*** Block opens ***
__global__ void __launch_bounds__(BLOCK) k_join_build(KeySet ks, int64_t n, const uint64_t* mask, int null_eq, int force_zero,
                                                      uint64_t* slots, uint32_t* slot_count, uint64_t cap_mask, uint32_t* row_slot,
                                                      unsigned long long* counters ) {
  int64_t i = (int64_t)blockIdx.x * BLOCK + threadIdx.x;
  if (i >= n) return;
  uint32_t my_slot = NO_SLOT;
  if (row_selected(mask, i)) {
    bool any_null; uint64_t h = keyset_hash(ks, i, 0, &any_null);
    if (force_zero) h = 0;
    if (!any_null || null_eq) {
      uint64_t tag = h >> 32, s = h & cap_mask, mine = (tag << 32) | (uint64_t)i;
      for (uint64_t step = 0; step <= cap_mask; step++) {
// ... 231 lines not shown
__global__ void __launch_bounds__(BLOCK) k_key_setbits(const T* keys, const uint32_t* row_slot, int64_t n, int64_t kmin, uint64_t* bitmap) {
  int64_t i = (int64_t)blockIdx.x * BLOCK + threadIdx.x;
  if (i >= n || row_slot[i] == NO_SLOT) return;
  uint64_t d = (uint64_t)((int64_t)keys[i] - kmin);
  atomicOr((unsigned long long*)&bitmap[d >> 6], 1ull << (d & 63));
}
template <typename T>
__global__ void __launch_bounds__(BLOCK) k_check_increasing(const T* keys, int64_t n, unsigned long long* out ) {
  bool bad = false, dup = false;
  for (int64_t i = (int64_t)blockIdx.x * BLOCK + threadIdx.x + 1; i < n; i += (int64_t)gridDim.x * BLOCK) { T a = keys[i - 1], b = keys[i]; bad |= b < a; dup |= a == b; }
  if (ballot64(bad) && lane_id() == 0) out[0] = 1ull;
  if (ballot64(dup) && lane_id() == 0) out[3] = 1ull;
  if (blockIdx.x == 0 && threadIdx.x == 0) { out[1] = (unsigned long long)(long long)keys[0]; out[2] = (unsigned long long)(long long)keys[n - 1]; }
}
template <typename T>
__global__ void __launch_bounds__(BLOCK) k_key_setbits_unique(const T* keys, const uint64_t* mask, const uint32_t* rows, const unsigned long long* d_count, int64_t n, int64_t kmin, uint64_t* bitmap, unsigned long long* dup, const T* ckeys = nullptr) {
  const int64_t m = rows ? (int64_t)*d_count : n;
  for (int64_t j = (int64_t)blockIdx.x * BLOCK + threadIdx.x; j < m; j += (int64_t)gridDim.x * BLOCK) {
    const int64_t i = rows ? (int64_t)rows[j] : j;
    if (!rows && mask && !bit_get(mask, i)) continue;
    const uint64_t d = (uint64_t)((int64_t)(ckeys ? ckeys[j] : keys[i]) - kmin), bit = 1ull << (d & 63);
    const unsigned long long old = atomicOr((unsigned long long*)&bitmap[d >> 6], (unsigned long long)bit);
    if (old & bit) *dup = 1ull;
  }
}
template <typename T>
__global__ void __launch_bounds__(BLOCK) k_rank_rows(const T* keys, const uint64_t* mask, const uint32_t* rows, const unsigned long long* d_count, int64_t n, int64_t kmin, const uint64_t* bitmap, const uint32_t* prefix, uint32_t* row_of_rank, const T* ckeys = nullptr) {
  const int64_t m = rows ? (int64_t)*d_count : n;
  for (int64_t j = (int64_t)blockIdx.x * BLOCK + threadIdx.x; j < m; j += (int64_t)gridDim.x * BLOCK) {
    const int64_t i = rows ? (int64_t)rows[j] : j;
    if (!rows && mask && !bit_get(mask, i)) continue;
    const uint64_t d = (uint64_t)((int64_t)(ckeys ? ckeys[j] : keys[i]) - kmin);
    row_of_rank[prefix[d >> 6] + (uint32_t)__popcll(bitmap[d >> 6] & ((1ull << (d & 63)) - 1ull))] = (uint32_t)i;
  }
}
template <typename T>
__global__ void __launch_bounds__(BLOCK) k_key_run_heads(const T* keys, int64_t n, uint64_t* heads) {
  int64_t i = (int64_t)blockIdx.x * BLOCK + threadIdx.x;
  bool h = i < n && (i == 0 || keys[i - 1] != keys[i]);
  uint64_t m = ballot64(h);
  if (lane_id() == 0 && (i >> 6) < ((n + 63) >> 6)) heads[i >> 6] = m;
}
template <typename T>
__global__ void __launch_bounds__(BLOCK) k_probe_lookup_runs(const T* pkeys, const uint32_t* rows, int64_t m, int64_t kmin, const uint64_t* bitmap, const uint32_t* prefix,
                                                             const uint32_t* run_starts, int64_t n_runs, int64_t n_build, uint32_t* out_run, uint32_t* out_cnt) {
  int64_t i = (int64_t)blockIdx.x * BLOCK + threadIdx.x;
  if (i >= m) return;
  uint64_t d = (uint64_t)((int64_t)pkeys[rows[i]] - kmin);
  uint32_t r = prefix[d >> 6] + (uint32_t)__popcll(bitmap[d >> 6] & ((1ull << (d & 63)) - 1ull));
  uint32_t st = run_starts[r], en = (int64_t)r + 1 < n_runs ? run_starts[r + 1] : (uint32_t)n_build;
  out_run[i] = r; out_cnt[i] = en - st;
}
template <typename T>
__global__ void __launch_bounds__(BLOCK) k_key_setbits_masked(const T* keys, const uint64_t* mask, int64_t n, int64_t kmin, uint64_t* bitmap) {
  int64_t i = (int64_t)blockIdx.x * BLOCK + threadIdx.x;
  int lane = lane_id();
  bool on = i < n && row_selected(mask, i);
  uint64_t d = on ? (uint64_t)((int64_t)keys[i] - kmin) : 0;
  int64_t w = on ? (int64_t)(d >> 6) : -1 - lane;
  uint64_t b = on ? 1ull << (d & 63) : 0ull;
#pragma unroll
  for (int s = 1; s < WAVE; s <<= 1) {
    uint64_t ob = __shfl_up(b, s, 64); int64_t ow = __shfl_up(w, s, 64);
    if (lane >= s && ow == w) b |= ob;
  }
  int64_t nxt = __shfl_down(w, 1, 64);
  if (on && (lane == WAVE - 1 || nxt != w)) atomicOr((unsigned long long*)&bitmap[w], (unsigned long long)b);
}
template <typename T>
__global__ void __launch_bounds__(BLOCK) k_key_setbits_rows(const T* keys, const uint32_t* rows, const unsigned long long* d_count, int64_t kmin, uint64_t* bitmap) {
  const int64_t m = (int64_t)*d_count; const int lane = lane_id();
  for (int64_t j0 = (int64_t)blockIdx.x * BLOCK; j0 < m; j0 += (int64_t)gridDim.x * BLOCK) {
    const int64_t j = j0 + threadIdx.x; const bool on = j < m;
    uint64_t d = on ? (uint64_t)((int64_t)keys[rows[j]] - kmin) : 0;
    int64_t w = on ? (int64_t)(d >> 6) : -1 - lane;
    uint64_t b = on ? 1ull << (d & 63) : 0ull;
#pragma unroll
    for (int s2 = 1; s2 < WAVE; s2 <<= 1) {
      uint64_t ob = __shfl_up(b, s2, 64); int64_t ow = __shfl_up(w, s2, 64);
      if (lane >= s2 && ow == w) b |= ob;
    }
    int64_t nxt = __shfl_down(w, 1, 64);
    if (on && (lane == WAVE - 1 || nxt != w)) atomicOr((unsigned long long*)&bitmap[w], (unsigned long long)b);
  }
}
__global__ void __launch_bounds__(BLOCK) k_popc_words(const uint64_t* words, int64_t nw, uint32_t* out) {
  int64_t i = (int64_t)blockIdx.x * BLOCK + threadIdx.x;
  if (i < nw) out[i] = (uint32_t)__popcll(words[i]);
}
constexpr int LR_ROWS = 4;
template <typename T, bool ALL, bool SEL>
__global__ void __launch_bounds__(BLOCK) k_probe_lookup_rank(const T* pkeys, const uint32_t* rows, int64_t m, int64_t kmin, const uint64_t* bitmap,
                                                             const uint32_t* prefix, const uint32_t* sel_rows, int identity, uint64_t* out_build,
                                                             const uint64_t* rows_valid = nullptr, int64_t n_probe = 0) {
  const int64_t base = (int64_t)blockIdx.x * BLOCK * LR_ROWS + threadIdx.x;
  int64_t ic[LR_ROWS]; uint64_t d[LR_ROWS], r[LR_ROWS];
#pragma unroll
  for (int q = 0; q < LR_ROWS; q++) { int64_t i = base + (int64_t)q * BLOCK; ic[q] = i < m ? i : m - 1; }
  bool live[LR_ROWS];
#pragma unroll
  for (int q = 0; q < LR_ROWS; q++) live[q] = rows_valid == nullptr || valid_at(rows_valid, ic[q]);
  if constexpr (!ALL) {
#pragma unroll
    for (int q = 0; q < LR_ROWS; q++) ic[q] = rows[ic[q]];
  }
  if (rows_valid) {
#pragma unroll
    for (int q = 0; q < LR_ROWS; q++) if (!live[q] || ic[q] >= n_probe) ic[q] = 0;
  }
#pragma unroll
  for (int q = 0; q < LR_ROWS; q++) d[q] = live[q] ? (uint64_t)((int64_t)pkeys[ic[q]] - kmin) : 0;
  if (identity) {
#pragma unroll
    for (int q = 0; q < LR_ROWS; q++) r[q] = d[q];
  } else {
    uint64_t w[LR_ROWS]; uint32_t p[LR_ROWS];
#pragma unroll
    for (int q = 0; q < LR_ROWS; q++) { w[q] = bitmap[d[q] >> 6]; p[q] = prefix[d[q] >> 6]; }
#pragma unroll
    for (int q = 0; q < LR_ROWS; q++) r[q] = p[q] + (uint32_t)__popcll(w[q] & ((1ull << (d[q] & 63)) - 1ull));
    if constexpr (SEL) {
#pragma unroll
      for (int q = 0; q < LR_ROWS; q++) r[q] = sel_rows[r[q]];
    }
  }
#pragma unroll
  for (int q = 0; q < LR_ROWS; q++) { int64_t i = base + (int64_t)q * BLOCK; if (i < m) out_build[i] = r[q]; }
}
#define DFGPU_INT_KEY_DISPATCH(TYPE, CALL)                                                                      \
// ... 160 lines not shown
    t->csr_rows = rows;
    t->slot_start = alloc_buffer(ctx, cap * 4);
    HIP_CHECK(hipMemcpyAsync(t->slot_start->ptr, t->slot_count->ptr, cap * 4, hipMemcpyDeviceToDevice, ctx->stream));
    exclusive_scan_u32_inplace32(ctx, (uint32_t*)t->slot_start->ptr, (int64_t)cap, nullptr);
    t->mem += (int64_t)(cap * 8 + (size_t)n * 4);
  }
}

std::shared_ptr<const OrderStats> order_stats_measure(dfgpu_ctx* ctx, const dfgpu_array* a) {
  if (!a || a->type == DFGPU_DICTIONARY || !int_key_type(a->type) || a->validity || a->length < 1) return nullptr;
  const int64_t n = a->length; const void* kv = a->values->ptr;
  zero_scratch(ctx);
  DFGPU_INT_KEY_DISPATCH(a->type, hipLaunchKernelGGL((k_check_increasing<T>), dim3(grid_for(n, BLOCK * 8, ctx->num_cus * 8)), dim3(BLOCK), 0, ctx->stream, (const T*)kv, n, (unsigned long long*)ctx->d_scratch64));
  KERNEL_CHECK();
  ctx->count_sync("sync:rank_index_check"); fetch_to_pinned(ctx, 0, ctx->d_scratch64, 32);
  OrderStats st; st.sorted = ctx->h_pinned[0] == 0; st.repeats = ctx->h_pinned[3] != 0; st.exact = true; st.lo = (int64_t)ctx->h_pinned[1]; st.hi = (int64_t)ctx->h_pinned[2];
  order_stats_set(a, st);
  return order_stats_get(a);
}
static bool build_rank_index(dfgpu_ctx* ctx, dfgpu_join_table* t) {
  int64_t n = t->n_build;
  if (!ctx->join_rank_index || ctx->force_hash_collisions || n < 2 || t->nkeys != 1 || t->null_equals_null) return false;
  const dfgpu_array* key0 = t->keys[0];
  if (key0->type == DFGPU_DICTIONARY || !int_key_type(key0->type) || key0->validity) return false;
  const void* kv = key0->values->ptr;
  KernelTimer kt_(ctx, "join_build_rank");
  auto st = order_stats_get(key0);
  if (!st) st = order_stats_measure(ctx, key0);
  auto dense = [&](const OrderStats& s2) { const uint64_t r = (uint64_t)s2.hi - (uint64_t)s2.lo + 1; return r != 0 && r <= (1ull << 32) && r <= (uint64_t)n * 4096 + 65536; };
  if (st && st->sorted && !st->exact && !dense(*st)) st = order_stats_measure(ctx, key0);
  if (!st || !st->sorted) return false;
  const bool runs = st->repeats;
  if (runs && (t->build_mask || n > 0xFFFFFFF0ll)) return false;
  long long lo = (long long)st->lo, hi = (long long)st->hi;
  uint64_t range = (uint64_t)hi - (uint64_t)lo + 1;
  if (!dense(*st)) return false;
  const uint64_t* mk = t->build_mask ? (const uint64_t*)t->build_mask->ptr : nullptr;
  int64_t nw = (int64_t)((range + 63) / 64);
  t->key_min = lo; t->range = range;
  t->rep = runs ? JoinRep::RANK_RUNS : JoinRep::RANK; t->unique = !runs; t->rank_identity = !runs && range == (uint64_t)n;
  BufferPtr heads;
  if (runs) {
    heads = alloc_buffer(ctx, bitmap_bytes(n));
    DFGPU_INT_KEY_DISPATCH(key0->type, hipLaunchKernelGGL((k_key_run_heads<T>), dim3(grid_for(n, BLOCK)), dim3(BLOCK), 0, ctx->stream, (const T*)kv, n, (uint64_t*)heads->ptr));
    KERNEL_CHECK();
    mk = (const uint64_t*)heads->ptr;
  }
  if (t->rank_identity && mk) t->bitmap = t->build_mask;
  else {
    t->bitmap = alloc_buffer(ctx, bitmap_bytes((int64_t)range)); t->mem += (int64_t)bitmap_bytes((int64_t)range);
    HIP_CHECK(hipMemsetAsync(t->bitmap->ptr, t->rank_identity ? 0xFF : 0, bitmap_bytes((int64_t)range), ctx->stream));
  }
  if (!t->rank_identity) {
    if (mk && !runs && n <= 0xFFFFFFF0ll) {
      t->sel_rows = mask_to_indices_uncounted(ctx, mk, n, ctx->d_scratch64 + 15); t->mem += t->sel_rows->length * 4;
      DFGPU_INT_KEY_DISPATCH(key0->type, hipLaunchKernelGGL((k_key_setbits_rows<T>), dim3(grid_for(n, BLOCK, ctx->num_cus * 16)), dim3(BLOCK), 0, ctx->stream, (const T*)kv, (const uint32_t*)t->sel_rows->values->ptr,
                                                            (const unsigned long long*)(ctx->d_scratch64 + 15), (int64_t)lo, (uint64_t*)t->bitmap->ptr));
    } else {
      DFGPU_INT_KEY_DISPATCH(key0->type, hipLaunchKernelGGL((k_key_setbits_masked<T>), dim3(grid_for(n, BLOCK)), dim3(BLOCK), 0, ctx->stream, (const T*)kv, mk, n, (int64_t)lo, (uint64_t*)t->bitmap->ptr));
      if (mk) { t->sel_rows = mask_to_indices_impl(ctx, mk, n); t->mem += t->sel_rows->length * 4; }
    }
    KERNEL_CHECK();
    t->rank_prefix = alloc_buffer(ctx, (size_t)nw * 4);
    hipLaunchKernelGGL(k_popc_words, dim3(grid_for(nw, BLOCK)), dim3(BLOCK), 0, ctx->stream, (const uint64_t*)t->bitmap->ptr, nw, (uint32_t*)t->rank_prefix->ptr);
    exclusive_scan_u32_inplace32(ctx, (uint32_t*)t->rank_prefix->ptr, nw, nullptr);
    KERNEL_CHECK();
    t->mem += nw * 4;
  }
  return true;
}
*** Block closes ***
» Task prompt: Give the lines of the material above again, exactly, from its first line through the line that contains "void __launch_bounds__(BLOCK) k_key_setbits_unique(const" and no further.

» Exercise answer:
__global__ void __launch_bounds__(BLOCK) k_join_build(KeySet ks, int64_t n, const uint64_t* mask, int null_eq, int force_zero,
                                                      uint64_t* slots, uint32_t* slot_count, uint64_t cap_mask, uint32_t* row_slot,
                                                      unsigned long long* counters ) {
  int64_t i = (int64_t)blockIdx.x * BLOCK + threadIdx.x;
  if (i >= n) return;
  uint32_t my_slot = NO_SLOT;
  if (row_selected(mask, i)) {
    bool any_null; uint64_t h = keyset_hash(ks, i, 0, &any_null);
    if (force_zero) h = 0;
    if (!any_null || null_eq) {
      uint64_t tag = h >> 32, s = h & cap_mask, mine = (tag << 32) | (uint64_t)i;
      for (uint64_t step = 0; step <= cap_mask; step++) {
// ... 231 lines not shown
__global__ void __launch_bounds__(BLOCK) k_key_setbits(const T* keys, const uint32_t* row_slot, int64_t n, int64_t kmin, uint64_t* bitmap) {
  int64_t i = (int64_t)blockIdx.x * BLOCK + threadIdx.x;
  if (i >= n || row_slot[i] == NO_SLOT) return;
  uint64_t d = (uint64_t)((int64_t)keys[i] - kmin);
  atomicOr((unsigned long long*)&bitmap[d >> 6], 1ull << (d & 63));
}
template <typename T>
__global__ void __launch_bounds__(BLOCK) k_check_increasing(const T* keys, int64_t n, unsigned long long* out ) {
  bool bad = false, dup = false;
  for (int64_t i = (int64_t)blockIdx.x * BLOCK + threadIdx.x + 1; i < n; i += (int64_t)gridDim.x * BLOCK) { T a = keys[i - 1], b = keys[i]; bad |= b < a; dup |= a == b; }
  if (ballot64(bad) && lane_id() == 0) out[0] = 1ull;
  if (ballot64(dup) && lane_id() == 0) out[3] = 1ull;
  if (blockIdx.x == 0 && threadIdx.x == 0) { out[1] = (unsigned long long)(long long)keys[0]; out[2] = (unsigned long long)(long long)keys[n - 1]; }
}
template <typename T>
__global__ void __launch_bounds__(BLOCK) k_key_setbits_unique(const T* keys, const uint64_t* mask, const uint32_t* rows, const unsigned long long* d_count, int64_t n, int64_t kmin, uint64_t* bitmap, unsigned long long* dup, const T* ckeys = nullptr) {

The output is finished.